Опубликовано в монографии: «Фонарь Диогена. Проект синергийной антропологии в современном гуманитарном контексте». М.: Прогресс-Традиция, 2011. С. 522–572.Источник: Библиотека "Института Сенергийной Антрополгии" http://synergia-isa.ru/?page_id=4301#H)
Приведены отрывки из работ философов и историков науки XX века, в которых отражены основные проблемы методологии и истории науки. Предназначено для аспирантов, соискателей и магистров, изучающих историю, философию и методологию науки.
С 1947 года Кришнамурти, приезжая в Индию, регулярно встречался с группой людей, воспитывавшихся в самых разнообразных условиях культуры и дисциплины, с интеллигентами, политическими деятелями, художниками, саньяси; их беседы проходили в виде диалогов. Беседы не ограничиваются лишь вопросами и ответами: они представляют собой исследование структуры и природы сознания, изучение ума, его движения, его границ и того, что лежит за этими границами. В них обнаруживается и особый подход к вопросу о духовном преображении.Простым языком раскрывается природа двойственности и состояния ее отсутствия.

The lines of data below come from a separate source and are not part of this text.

__global__ void k_mlp_pack(const bf16_t* __restrict__ w12f, const bf16_t* __restrict__ w3, const bf16_t* __restrict__ wo,
                           const bf16_t* __restrict__ wq, int nq_rows, int I, uint4* __restrict__ out) {
  const int np = I / 32;
  const int nqp = (nq_rows + 63) / 64;
  const int o = blockIdx.x * blockDim.x + threadIdx.x;
  if (o >= np * MLP_PANEL_CHUNKS + MLP_WO_CHUNKS + nqp * MLP_W12_CHUNKS) return;
  if (o >= np * MLP_PANEL_CHUNKS + MLP_WO_CHUNKS) {
    const int c = o - np * MLP_PANEL_CHUNKS - MLP_WO_CHUNKS, qp = c / MLP_W12_CHUNKS, cc = c - qp * MLP_W12_CHUNKS;
    const int r = cc >> 5, cp = cc & 31;
    const int ch = (cp & 16) | ((cp & 15) ^ (r & 15));
    int srow = qp * 64 + r;
    srow = srow < nq_rows ? srow : nq_rows - 1;
    const bf16_t* src = wq + (size_t)srow * 256 + (ch >> 2) * 32 + (ch & 3) * 4;
    const uint2 lo = *reinterpret_cast<const uint2*>(src), hi = *reinterpret_cast<const uint2*>(src + 16);
    out[o] = make_uint4(lo.x, lo.y, hi.x, hi.y);
    return;
  }
  if (o >= np * MLP_PANEL_CHUNKS) {
    const int c = o - np * MLP_PANEL_CHUNKS, wp = c / MLP_W12_CHUNKS, cc = c - wp * MLP_W12_CHUNKS;
    const int r = cc >> 5, cp = cc & 31;
    const int ch = (cp & 16) | ((cp & 15) ^ (r & 15));
    out[o] = wo ? *reinterpret_cast<const uint4*>(wo + (size_t)(wp * 64 + r) * 256 + ch * 8) : make_uint4(0, 0, 0, 0);
    return;
  }
  const int pn = o / MLP_PANEL_CHUNKS, c = o - pn * MLP_PANEL_CHUNKS;
  if (c < MLP_W12_CHUNKS) {
    const int r = c >> 5, cp = c & 31;
    const int ch = (cp & 16) | ((cp & 15) ^ (r & 15));
    const int srow = r < 32 ? pn * 32 + r : I + pn * 32 + (r - 32);
    const bf16_t* src = w12f + (size_t)srow * 256 + (ch >> 2) * 32 + (ch & 3) * 4;
// ... 24 lines not shown
                 "s_mov_b32 m0, %0"                                                                                \
                 : "=&s"(keep__)                                                                                   \
                 : "v"(lane16), "v"(lane16 + 8192u), "v"(lane16 + 16384u), "v"(lane16 + 24576u), "s"(src_), "s"(dst_) \
                 : "memory", "scc");                                                                               \
  } while (0)
#define MLP_GLDS_2(src_, dst_)                                                                                     \
  do {                                                                                                             \
    unsigned keep__;                                                                                               \
    asm volatile("s_mov_b32 %0, m0\n\t"                                                                            \
                 "s_mov_b32 m0, %4\n\ts_nop 0\n\tglobal_load_lds_dwordx4 %1, %3\n\t"                               \
                 "s_add_u32 m0, %4, 0x2000\n\ts_nop 0\n\tglobal_load_lds_dwordx4 %2, %3\n\t"                       \
                 "s_mov_b32 m0, %0"                                                                                \
                 : "=&s"(keep__)                                                                                   \
                 : "v"(lane16), "v"(lane16 + 8192u), "s"(src_), "s"(dst_)                                          \
                 : "memory", "scc");                                                                               \
  } while (0)
#ifdef MLP_STAMPS
#define MLP_STAMP()                                                                                                \
  do {                                                                                                             \
    if (p.stamps && blockIdx.x == 0 && (wave & 3) == 0 && lane == 0 && n_stamp < 64)                               \
      p.stamps[(wave >> 2) * 64 + n_stamp++] = (long long)__builtin_readcyclecounter();                            \
  } while (0)
#else
#define MLP_STAMP() do { (void)n_stamp; } while (0)
#endif

template <int TPB, int T1, int T2, bool GELU_FIRST, bool KEEL, bool FRONT, bool BACK>
__device__ __forceinline__ void mlp_wave(const MlpDev& p, uint4* l12, uint4* l3, uint4* hb, const float* gl, int tile, int wave, int lane,
                                         int P1F, int P2F, int& n_stamp) {
  constexpr int T1A = T1 > 0 ? T1 : 1, T2A = T2 > 0 ? T2 : 1;
// ... 250 lines not shown
  #pragma unroll
          for (int j = 0; j < T2; ++j) out[m][j] = __builtin_amdgcn_mfma_f32_16x16x32_bf16(w3f[m & 3], hf[j], out[m][j], 0, 0, 0);
          if (m + 4 < 16) w3f[m & 3] = __builtin_bit_cast(bf16x8, w3l[(m + 4) * 16]);
          __builtin_amdgcn_sched_group_barrier(0x008, T2A, 0);
          if (m + 4 < 16) __builtin_amdgcn_sched_group_barrier(0x100, 1, 0);
          __builtin_amdgcn_sched_barrier(0);
        }
      }
    }
    if (it >= 4 && it < 8) MLP_STAMP();
    __builtin_amdgcn_s_waitcnt(0x0F70);
    __syncthreads();
    if (it >= 4 && it < 8) MLP_STAMP();
  }
  MLP_STAMP();

  uint4* const xres = l12;
  if (FRONT) {
#pragma unroll
    for (int j = 0; j < T1; ++j)
#pragma unroll
      for (int s8 = 0; s8 < 8; ++s8) xres[((P1F + j) * 8 + s8) * 64 + lane] = __builtin_bit_cast(uint4, bfr[j][s8]);
    __syncthreads();
  }

  bf16x8 xq[T2A][8];
  float rstdq[T2A];
#pragma unroll
  for (int j = 0; j < T2; ++j) {
    const int t = tok0 + 16 * (P2F + j);
    const bool tv = t < p.M;
    const int tc = tv ? t : p.M - 1;
    const uint32_t roff = ((uint32_t)tc * (uint32_t)p.ldx + kq * 4) * 2u;
    float ss = 0.f;
#pragma unroll
    for (int s8 = 0; s8 < 8; ++s8) {
      f32x4 rv0, rv1;
      if (FRONT) {
        const bf16x8 rb = __builtin_bit_cast(bf16x8, xres[((P2F + j) * 8 + s8) * 64 + lane]);
        rv0 = (f32x4){(float)rb[0], (float)rb[1], (float)rb[2], (float)rb[3]};
        rv1 = (f32x4){(float)rb[4], (float)rb[5], (float)rb[6], (float)rb[7]};
      } else {
// ... 3 lines not shown
      out[2 * s8][j] += p.alpha * rv0;
      out[2 * s8 + 1][j] += p.alpha * rv1;
#pragma unroll
      for (int e = 0; e < 4; ++e) {
        ss = fmaf(out[2 * s8][j][e], out[2 * s8][j][e], ss);
        ss = fmaf(out[2 * s8 + 1][j][e], out[2 * s8 + 1][j][e], ss);
      }
    }
    float scale = 1.0f;
    if (KEEL) {
      ss = quad16_sum(ss);
      scale = 1.0f / sqrtf(ss * (1.0f / 256.0f) + p.eps);
    }
    const bool odd = kq & 1;
    const uint32_t yoff = ((uint32_t)tc * (uint32_t)p.ldy + (odd ? 16 + kq * 4 - 4 : kq * 4)) * 2u;
    float ssq = 0.f;
#pragma unroll
    for (int ip = 0; ip < 8; ++ip) {
      const int i0 = 2 * ip, i1 = 2 * ip + 1;
      f32x4 y0 = out[i0][j], y1 = out[i1][j];
      if (KEEL) {
        const f32x4 g0 = *reinterpret_cast<const f32x4*>(gl + i0 * 16 + kq * 4);
        const f32x4 g1 = *reinterpret_cast<const f32x4*>(gl + i1 * 16 + kq * 4);
#pragma unroll
        for (int e = 0; e < 4; ++e) { y0[e] = y0[e] * scale * g0[e]; y1[e] = y1[e] * scale * g1[e]; }
      }
      const bf16x4 q0 = {(bf16_t)y0[0], (bf16_t)y0[1], (bf16_t)y0[2], (bf16_t)y0[3]};
      const bf16x4 q1 = {(bf16_t)y1[0], (bf16_t)y1[1], (bf16_t)y1[2], (bf16_t)y1[3]};
      const uint2 p0 = __builtin_bit_cast(uint2, q0), p1 = __builtin_bit_cast(uint2, q1);
      if (BACK) {
        xq[j][ip] = __builtin_bit_cast(bf16x8, make_uint4(p0.x, p0.y, p1.x, p1.y));
#pragma unroll
        for (int e = 0; e < 4; ++e) {
          const float r0 = (float)q0[e], r1 = (float)q1[e];
          ssq = fmaf(r0, r0, ssq);
          ssq = fmaf(r1, r1, ssq);
        }
      }
      const uint4 ov = xchg16_pair(p0, p1);
      if (tv && !(p.debug & TTV_DBG_NO_STORES)) *(__attribute__((address_space(1))) u32x4_t*)(gy + yoff + ip * 64) = (u32x4_t){ov.x, ov.y, ov.z, ov.w};
    }
    if (BACK) {
      ssq = quad16_sum(ssq);
      rstdq[j] = 1.0f / sqrtf(ssq * (1.0f / 256.0f) + p.eps);
    }
  }
  MLP_STAMP();

  if (BACK) {
#define GLDS_WQ(qp_, buf_)                                                                                         \
  do {                                                                                                             \
    const uint4* src__ = p.pack + ((size_t)np * MLP_PANEL_CHUNKS + MLP_WO_CHUNKS + (qp_) * MLP_W12_CHUNKS + wave * 64); \
    const uint32_t dst__ = lds_l12 + ((buf_) * MLP_W12_CHUNKS + wave * 64) * 16;                                   \
    MLP_GLDS_4(src__, dst__);                                                                                      \
  } while (0)
    __syncthreads();
    GLDS_WQ(0, 0);
    gchar* const gq = (gchar*)p.qkv;
    gcchar* const grope = (gcchar*)p.rope_cs;
    f32x2 rc[4][T2A], rs[4][T2A];
    uint32_t qoff[T2A];
    bool qv[T2A];
#pragma unroll
    for (int j = 0; j < T2; ++j) {
      const int t = tok0 + 16 * (P2F + j);
      qv[j] = t < p.M;
      const int tc = qv[j] ? t : p.M - 1;
      qoff[j] = ((uint32_t)tc * (uint32_t)p.ldq + kq * 4) * 2u;
      gcchar* cs = grope + ((uint32_t)tc * 64u + kq * 2) * 4u;
#pragma unroll
      for (int i = 0; i < 4; ++i) {
        rc[i][j] = *(const __attribute__((address_space(1))) f32x2*)(cs + i * 32);
        rs[i][j] = *(const __attribute__((address_space(1))) f32x2*)(cs + 128 + i * 32);
      }
    }
    __builtin_amdgcn_s_waitcnt(0x0F70);
    __syncthreads();
    for (int qp = 0; qp < p.nqp; ++qp) {
      if (qp + 1 < p.nqp) GLDS_WQ(qp + 1, (qp + 1) & 1);
      const uint4* img = l12 + (qp & 1) * MLP_W12_CHUNKS;
      f32x4 qa[4][T2A];
      bf16x8 a[2][4];
#pragma unroll
      for (int i = 0; i < 4; ++i) a[0][i] = MLP_LD12(img, i, 0);
#pragma unroll
      for (int s8 = 0; s8 < 8; ++s8) {
        if (s8 + 1 < 8) {
#pragma unroll
          for (int i = 0; i < 4; ++i) a[(s8 + 1) & 1][i] = MLP_LD12(img, i, s8 + 1);
        }
#pragma unroll
        for (int i = 0; i < 4; ++i)
#pragma unroll
          for (int j = 0; j < T2; ++j)
            qa[i][j] = __builtin_amdgcn_mfma_f32_16x16x32_bf16(a[s8 & 1][i], xq[j][s8], s8 ? qa[i][j] : (f32x4){0.f, 0.f, 0.f, 0.f}, 0, 0, 0);
        if (s8 + 1 < 8) __builtin_amdgcn_sched_group_barrier(0x100, 4, 0);
        __builtin_amdgcn_sched_group_barrier(0x008, 4 * T2A, 0);
        __builtin_amdgcn_sched_barrier(0);
      }
      __builtin_amdgcn_s_waitcnt(0x0F70);
      __syncthreads();
      const int f_first = qp * 64;
      const bool rot = f_first < p.rope_q_end || (f_first >= p.rope_k_begin && f_first < p.rope_k_end);
#pragma unroll
      for (int j = 0; j < T2; ++j) {
        const bool odd = kq & 1;
        gchar* const qrow = gq + (qoff[j] - (uint32_t)(kq * 4) * 2u) + (uint32_t)(f_first + (odd ? 16 + kq * 4 - 4 : kq * 4)) * 2u;
#pragma unroll
        for (int ip = 0; ip < 2; ++ip) {
          uint2 pk[2];
#pragma unroll
          for (int u = 0; u < 2; ++u) {
            const int i = 2 * ip + u;
            f32x4 v = qa[i][j] * rstdq[j];
            if (rot)
              v = (f32x4){v[0] * rc[i][j].x - v[1] * rs[i][j].x, v[0] * rs[i][j].x + v[1] * rc[i][j].x,
                          v[2] * rc[i][j].y - v[3] * rs[i][j].y, v[2] * rs[i][j].y + v[3] * rc[i][j].y};
            const bf16x4 q = {(bf16_t)v[0], (bf16_t)v[1], (bf16_t)v[2], (bf16_t)v[3]};
            pk[u] = __builtin_bit_cast(uint2, q);
          }
          const uint4 ox = xchg16_pair(pk[0], pk[1]);
          const u32x4_t ov = {ox.x, ox.y, ox.z, ox.w};
          if (qv[j]) *(__attribute__((address_space(1))) u32x4_t*)(qrow + ip * 64) = ov;
        }
      }
    }
#undef GLDS_WQ
    MLP_STAMP();
  }
#undef GLDS_W12
#undef GLDS_W3
}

В книге рассказывается история главного героя, который сталкивается с различными проблемами и препятствиями на протяжении всего своего путешествия. По пути он встречает множество второстепенных персонажей, которые играют важные роли в истории. Благодаря опыту главного героя книга исследует такие темы, как любовь, потеря, надежда и стойкость. По мере того, как главный герой преодолевает свои трудности, он усваивает ценные уроки жизни и растет как личность.
В книге рассказывается история главного героя, который сталкивается с различными проблемами и препятствиями на протяжении всего своего путешествия. По пути он встречает множество второстепенных персонажей, которые играют важные роли в истории. Благодаря опыту главного героя книга исследует такие темы, как любовь, потеря, надежда и стойкость. По мере того, как главный герой преодолевает свои трудности, он усваивает ценные уроки жизни и растет как личность.